Model behavior evolution - How behavior changes over time
Failure emergence and evolution - New failures and their mutations
Intervention effects - What fixes worked and what didn't
Causal relationships - What caused what

Key Capabilities¶

┌─────────────────────────────────────────────────────────────────┐
│                     MEMORY GRAPH CAPABILITIES                    │
│                                                                  │
│  ┌─────────────────┐  ┌─────────────────┐  ┌─────────────────┐  │
│  │    Temporal     │  │    Lineage      │  │     Search      │  │
│  │    Versioning   │  │    Tracking     │  │                 │  │
│  │                 │  │                 │  │                 │  │
│  │ "What did we    │  │ "What caused    │  │ "Find all S3+   │  │
│  │  know at T?"    │  │  this failure?" │  │  failures"      │  │
│  └─────────────────┘  └─────────────────┘  └─────────────────┘  │
│                                                                  │
│  ┌─────────────────┐  ┌─────────────────┐  ┌─────────────────┐  │
│  │   Persistence   │  │   Evolution     │  │  Relationships  │  │
│  │                 │  │   Tracking      │  │                 │  │
│  │                 │  │                 │  │                 │  │
│  │ PostgreSQL or   │  │ "How did this   │  │ Hypothesis ->   │  │
│  │ SQLite backed   │  │  failure evolve?"│ │ Experiment ->   │  │
│  │                 │  │                 │  │ Failure -> Fix  │  │
│  └─────────────────┘  └─────────────────┘  └─────────────────┘  │
│                                                                  │
└─────────────────────────────────────────────────────────────────┘

Design Principles¶

Temporal - Every node has a validity period
Relational - Edges capture causal and logical relationships
Persistent - Survives restarts, accumulates knowledge
Queryable - Find patterns, lineage, evolution

Graph Model¶

The Memory Graph is a directed graph with typed nodes and edges.

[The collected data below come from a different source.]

+static __device__ __forceinline__ void
+stg_put(lds_t *L, const struct outstate *os, u64 bitpos, u64 code,
+	u32 nbits)
+{
+	if (!nbits)
+		return;
+	u64 rel = bitpos - 8 * os->sg;
+	u32 w = (u32)(rel >> 5), s = (u32)rel & 31;
+	u32 *stg = stg_of(L);
+	u64 lo = code << s;
+	atomicOr((u32 *)&stg[w], (u32)lo);
+	if (s + nbits > 32)
+		atomicOr((u32 *)&stg[w + 1], (u32)(lo >> 32));
+	if (s + nbits > 64)
+		atomicOr((u32 *)&stg[w + 2], (u32)(code >> (64 - s)));
+}
+
+static __device__ __forceinline__ void
+stg_flush(lds_t *L, struct outstate *os, bool final)
+{
+	u32 *stg = stg_of(L);
+	u8 *stgb = (u8 *)stg;
+	const u32 tid = threadIdx.x;
+	u64 done_bytes = final ? (os->bits + 7) / 8 : os->bits / 8;
+	u64 rel_end = done_bytes - os->sg;
+	s64 first = -(s64)os->sg;
+	u32 start = first > 0 ? (u32)first : 0;
+	u32 units = final ? (u32)((rel_end + 15) / 16) : (u32)(rel_end / 16);
+
+	__syncthreads();
+	for (u32 u = tid; u < units; u += NT) {
+		u32 b0 = u * 16, b1 = b0 + 16;
+		u8 *g = os->out + (s64)(os->sg + b0);
+		if (b0 >= start && b1 <= rel_end) {
+			*(uint4 *)g = *(const uint4 *)(stgb + b0);
+		} else {
+			for (u32 b = b0 < start ? start : b0; b < b1 && b < rel_end; b++)
+				g[b - b0] = stgb[b];
+		}
+	}
+	u32 keep_from = units * 16;
+	u32 total_words = (u32)((os->bits - 8 * os->sg + 31) / 32) + 1;
+	u32 keep_words = final ? 0 : total_words - keep_from / 4;
+	u32 v = 0;
+	if (tid < keep_words && keep_from / 4 + tid < STG_WORDS + 8)
+		v = stg[keep_from / 4 + tid];
+	__syncthreads();
+	for (u32 i = tid; i < STG_WORDS + 8; i += NT)
+		stg[i] = 0;
+	if (tid < keep_words)
+		stg[tid] = v;
+	os->sg += keep_from;
+}
+
+static __device__ __forceinline__ void stg_restore(lds_t *L)
+{
+	u32 *stg = stg_of(L);
+
+	__syncthreads();
+	for (u32 i = threadIdx.x; i < STG_WORDS + 8; i += NT)
+		stg[i] = i < 6 ? L->carry[i] : 0;
+	__syncthreads();
+}
+
+static __device__ __forceinline__ void stg_save(lds_t *L, struct outstate *os)
+{
+	stg_flush(L, os, false);
+	if (threadIdx.x < 6)
+		L->carry[threadIdx.x] = stg_of(L)[threadIdx.x];
+	__syncthreads();
+}
+
+static __device__ __forceinline__ void
+put_container_header(lds_t *L, struct outstate *os, int format, int level,
+		     const u8 *__restrict__ dict_pre, u32 hdr_bytes, u32 tid)
+{
+	if (tid == 0) {
+		if (format == LDA_FMT_GZIP) {
+			u32 xfl = level < 2 ? 4 : level >= 8 ? 2 : 0;
+			stg_put(L, os, 0, 0x00088B1Full, 32);
+			stg_put(L, os, 32, 0, 32);
+			stg_put(L, os, 64, xfl | (0xFFu << 8), 16);
+		} else {
+			u32 fl = level < 2 ? 0 : level < 6 ? 1 :
+				 level < 8 ? 2 : 3;
+			u32 h = (0x78u << 8) | (fl << 6);
+			if (dict_pre) {
+				h |= 0x20;
+				h += (31 - h % 31) % 31;
+				stg_put(L, os, 16, __builtin_bswap32(((const u32 *)dict_pre)[1]), 32);
+			} else {
+				h |= 31 - (h % 31);
+			}
+			stg_put(L, os, 0, ((h & 0xFF) << 8) | (h >> 8), 16);
+		}
+	}
+	os->bits = 8 * hdr_bytes;
+}
+
+static __device__ __forceinline__ bool
+block_emit(lds_t *L, struct outstate *os, const u32 *__restrict__ tokg, u32 nseq,
+	   const u8 *__restrict__ inp, u32 bstart, u32 blen, u32 is_final,
+	   bool stored_only, u32 ftr_bytes, u32 *tog, u32 tid, u32 lane, u32 wave)
+{
+	PROF_DECL;
+	PROF_START();
+	u32 btype = 0;
+	if (!stored_only) {
+		if (tid == 0)
+			L->freq[256]++;
+		__syncthreads();
+		{
+			u32 *keys = L->M;
+			u32 *usedv = L->M + 320;
+			u16 *sortedO = (u16 *)(L->M + 324);
+			if (tid < 2)
+				usedv[tid] = 0;
+			__syncthreads();
+			for (u32 vt = tid; vt < 320; vt += NT) {
+				const u32 f = L->freq[vt];
+				if (f) {
+					if (vt < 288)
+						keys[atomicAdd(&usedv[0], 1u)] = (f << 9) | vt;
+					else
+						keys[288 + atomicAdd(&usedv[1], 1u)] =
+							(f << 9) | (vt - 288);
+				}
+			}
+			__syncthreads();
+			{
+				const u32 m1 = usedv[0], m2 = usedv[1];
+				for (u32 i = tid; i < m1 + m2; i += NT) {
+					const bool lit = i < m1;
+					const u32 lo = lit ? 0 : 288, m = lit ? m1 : m2;
+					const u32 key = keys[lit ? i : 288 + i - m1];
+					u32 r = 0;
+					for (u32 q = 0; q < m; q++)
+						r += keys[lo + q] < key;
+					if (lit)
+						L->sorted[r] = (u16)(key & 511);
+					else
+						sortedO[r] = (u16)(key & 511);
+				}
+			}
+			__syncthreads();
+			PROF_MARK(10);
+			if (wave == 0)
+				make_code(L->freq, 288, 15, L->lens, L->codes,
+					  L->sorted, HUFF_LITLEN(L),
+					  usedv[0], true, lane);
+			else if (wave == 1)
+				make_code(L->freq + 288, 32, 15, L->lens + 288,
+					  L->codes + 288, sortedO,
+					  (huff_scratch<32> *)L->hw,
+					  usedv[1], true, lane);
+		}
+		__syncthreads();
+		PROF_MARK(11);
+		{
+			u32 *starts = L->M;
+			if (tid == 0) {
+				L->vars[V_TMP1] = 257;
+				L->vars[V_TMP2] = 1;
+			}
+			if (tid < 19)
+				L->pre_freq[tid] = 0;
+			__syncthreads();
+			for (u32 vt = tid; vt < 320; vt += NT) {
+				if (vt < 288 && vt >= 257 && L->lens[vt])
+					atomicMax((u32 *)&L->vars[V_TMP1], vt + 1);
+				if (vt >= 288 && L->lens[vt])
+					atomicMax((u32 *)&L->vars[V_TMP2], vt - 288 + 1);
+			}
+			__syncthreads();
+			const u32 nlit = L->vars[V_TMP1], noff = L->vars[V_TMP2];
+			const u32 total = nlit + noff;
+			u32 isst[VPT], nst = 0;
+#pragma unroll
+			for (u32 j = 0; j < VPT; j++) {
+				const u32 e = tid * VPT + j;
+				isst[j] = 0;
+				if (e < total) {
+					u32 v = L->lens[e < nlit ? e : 288 + (e - nlit)];
+					u32 pv = 0xFF;
+					if (e)
+						pv = L->lens[e - 1 < nlit ? e - 1 :
+							     288 + (e - 1 - nlit)];
+					isst[j] = pv != v;
+				}
+				nst += isst[j];
+			}
+			u32 nruns;
+			u32 ridx = block_scan(L, nst, &nruns);
+#pragma unroll
+			for (u32 j = 0; j < VPT; j++) {
+				if (isst[j])
+					starts[ridx] = tid * VPT + j;
+				ridx += isst[j];
+			}
+			if (tid == 0)
+				starts[nruns] = total;
+			__syncthreads();
+			u32 rv[VPT], rlen[VPT], nitems[VPT], nit = 0;
+#pragma unroll
+			for (u32 j = 0; j < VPT; j++) {
+				const u32 r = tid * VPT + j;
+				rv[j] = rlen[j] = nitems[j] = 0;
+				if (r < nruns) {
+					u32 st = starts[r];
+					rlen[j] = starts[r + 1] - st;
+					rv[j] = L->lens[st < nlit ? st : 288 + (st - nlit)];
+					if (rv[j] == 0) {
+						u32 full = rlen[j] / 138, rem = rlen[j] % 138;
+						nitems[j] = full + (rem >= 3 ? 1 : rem);
+					} else if (rlen[j] >= 4) {
+						u32 l1 = rlen[j] - 1;
+						nitems[j] = 1 + l1 / 6 + (l1 % 6 >= 3 ? 1 : l1 % 6);
+					} else {
+						nitems[j] = rlen[j];
+					}
+				}
+				nit += nitems[j];
+			}
+			u32 ni;
+			u32 at = block_scan(L, nit, &ni);
+#pragma unroll
+			for (u32 j = 0; j < VPT; j++) {
+				if (tid * VPT + j < nruns) {
+					u32 left = rlen[j];
+					const u32 rvj = rv[j];
+					if (rvj == 0) {
+						while (left >= 11) {
+							u32 r = left > 138 ? 138 : left;
+							L->pre_items[at++] = 18 | ((r - 11) << 5);
+							atomicAdd((u32 *)&L->pre_freq[18], 1u);
+							left -= r;
+						}
+						if (left >= 3) {
+							L->pre_items[at++] = 17 | ((left - 3) << 5);
+							atomicAdd((u32 *)&L->pre_freq[17], 1u);
+							left = 0;
+						}
+					} else if (left >= 4) {
+						L->pre_items[at++] = (u16)rvj;
+						left--;
+						u32 n16 = 0;
+						while (left >= 3) {
+							u32 r = left > 6 ? 6 : left;
+							L->pre_items[at++] = 16 | ((r - 3) << 5);
+							n16++;
+							left -= r;
+						}
+						atomicAdd((u32 *)&L->pre_freq[16], n16);
+						atomicAdd((u32 *)&L->pre_freq[rvj], 1u);
+					}
+					if (left)
+						atomicAdd((u32 *)&L->pre_freq[rvj], left);
+					while (left) {
+						L->pre_items[at++] = (u16)rvj;
+						left--;
+					}
+				}
+			}
+			if (tid == 0)
+				L->vars[V_NPRE] = ni;
+		}
+		__syncthreads();
+		PROF_MARK(23);
+		if (wave == 0)
+			make_code(L->pre_freq, 19, 7, L->pre_lens, L->pre_codes,
+				  L->sorted, (huff_scratch<32> *)L->hw,
+				  0, false, lane);
+		__syncthreads();
+		PROF_MARK(22);
+		u32 dyn = 0, stat = 0;
+		for (u32 vt = tid; vt < 320; vt += NT) {
+			u32 f = L->freq[vt];
+			u32 xb = 0, sl = 8;
+			if (vt < 288) {
+				sl = vt < 144 ? 8 : vt < 256 ? 9 : vt < 280 ? 7 : 8;
+				if (vt >= 265 && vt < 285)
+					xb = (vt - 261) >> 2;
+			} else {
+				u32 ds = vt - 288;
+				sl = 5;
+				if (ds >= 4)
+					xb = (ds >> 1) - 1;
+			}
+			dyn += f * (L->lens[vt] + xb);
+			stat += f * (sl + xb);
+		}
+		if (tid < 19) {
+			u32 xb = tid == 16 ? 2 : tid == 17 ? 3 : tid == 18 ? 7 : 0;
+			dyn += L->pre_freq[tid] * (L->pre_lens[tid] + xb);
+		}
+		u32 dyn_tot, stat_tot;
+		(void)block_scan(L, dyn, &dyn_tot);
+		(void)block_scan(L, stat, &stat_tot);
+		static const u8 perm[19] = { 16, 17, 18, 0, 8, 7, 9, 6, 10,
+					     5, 11, 4, 12, 3, 13, 2, 14,
+					     1, 15 };
+		u32 nexp = 19;
+		while (nexp > 4 && L->pre_lens[perm[nexp - 1]] == 0)
+			nexp--;
+		u32 cost_dyn = 3 + 5 + 5 + 4 + 3 * nexp + dyn_tot;
+		u32 cost_stat = 3 + stat_tot;
+		u32 pieces = blen ? (blen + 65534) / 65535 : 1;
+		u32 pad = (u32)((0 - (os->bits + 3)) & 7);
+		u64 cost_stored = 3 + pad + 32 + 8ull * blen +
+				  (u64)(pieces - 1) * 40;
+		u64 best = cost_stored;
+		btype = 0;
+		if (cost_stat < best) {
+			best = cost_stat;
+			btype = 1;
+		}
+		if (cost_dyn < best) {
+			best = cost_dyn;
+			btype = 2;
+		}
+		if ((os->bits + best + 7) / 8 + ftr_bytes > os->avail)
+			return false;
+		L->vars[V_TMP3] = nexp;
+	} else {
+		u32 pieces = blen ? (blen + 65534) / 65535 : 1;
+		u64 cost = (u64)pieces * 40 + 8ull * blen;
+		if ((os->bits + cost + 7) / 8 + ftr_bytes > os->avail)
+			return false;
+	}
+
+	PROF_MARK(7);
+	stg_restore(L);
+	if (btype == 0) {
+		u32 done = 0;
+		do {
+			u32 piece = blen - done > 65535 ? 65535 : blen - done;
+			u32 fin = (is_final && done + piece == blen) ? 1 : 0;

┌─────────────────────────────────────────────────────────────────┐
│                       GRAPH STRUCTURE                            │
│                                                                  │
│   ┌────────────┐   TESTED_IN    ┌────────────┐                  │
│   │ Hypothesis ├───────────────▶│ Experiment │                  │
│   └────────────┘                └──────┬─────┘                  │
│                                        │ EXECUTED_AS            │
│                                        ▼                        │
│                                 ┌────────────┐                  │
│                                 │    Run     │                  │
│                                 └──────┬─────┘                  │
│                                        │ OBSERVED_IN            │
│                                        ▼                        │
│   ┌────────────┐                ┌────────────┐                  │
│   │  Failure   │◀───────────────│  Failure   │                  │
│   │ (parent)   │   EVOLVED_INTO │            │                  │
│   └────────────┘                └──────┬─────┘                  │
│                                        │ ADDRESSED_BY           │
│                                        ▼                        │
│   ┌────────────┐   DEPLOYED_AS  ┌────────────┐                  │
│   │ Deployment │◀───────────────│Intervention│                  │
│   └──────┬─────┘                └────────────┘                  │
│          │ ROLLED_BACK_BY                                       │
│          ▼                                                      │
│   ┌────────────┐                                                │
│   │  Rollback  │                                                │
│   └────────────┘                                                │
│                                                                  │
└─────────────────────────────────────────────────────────────────┘

Node Types¶

Nodes represent entities in the research process.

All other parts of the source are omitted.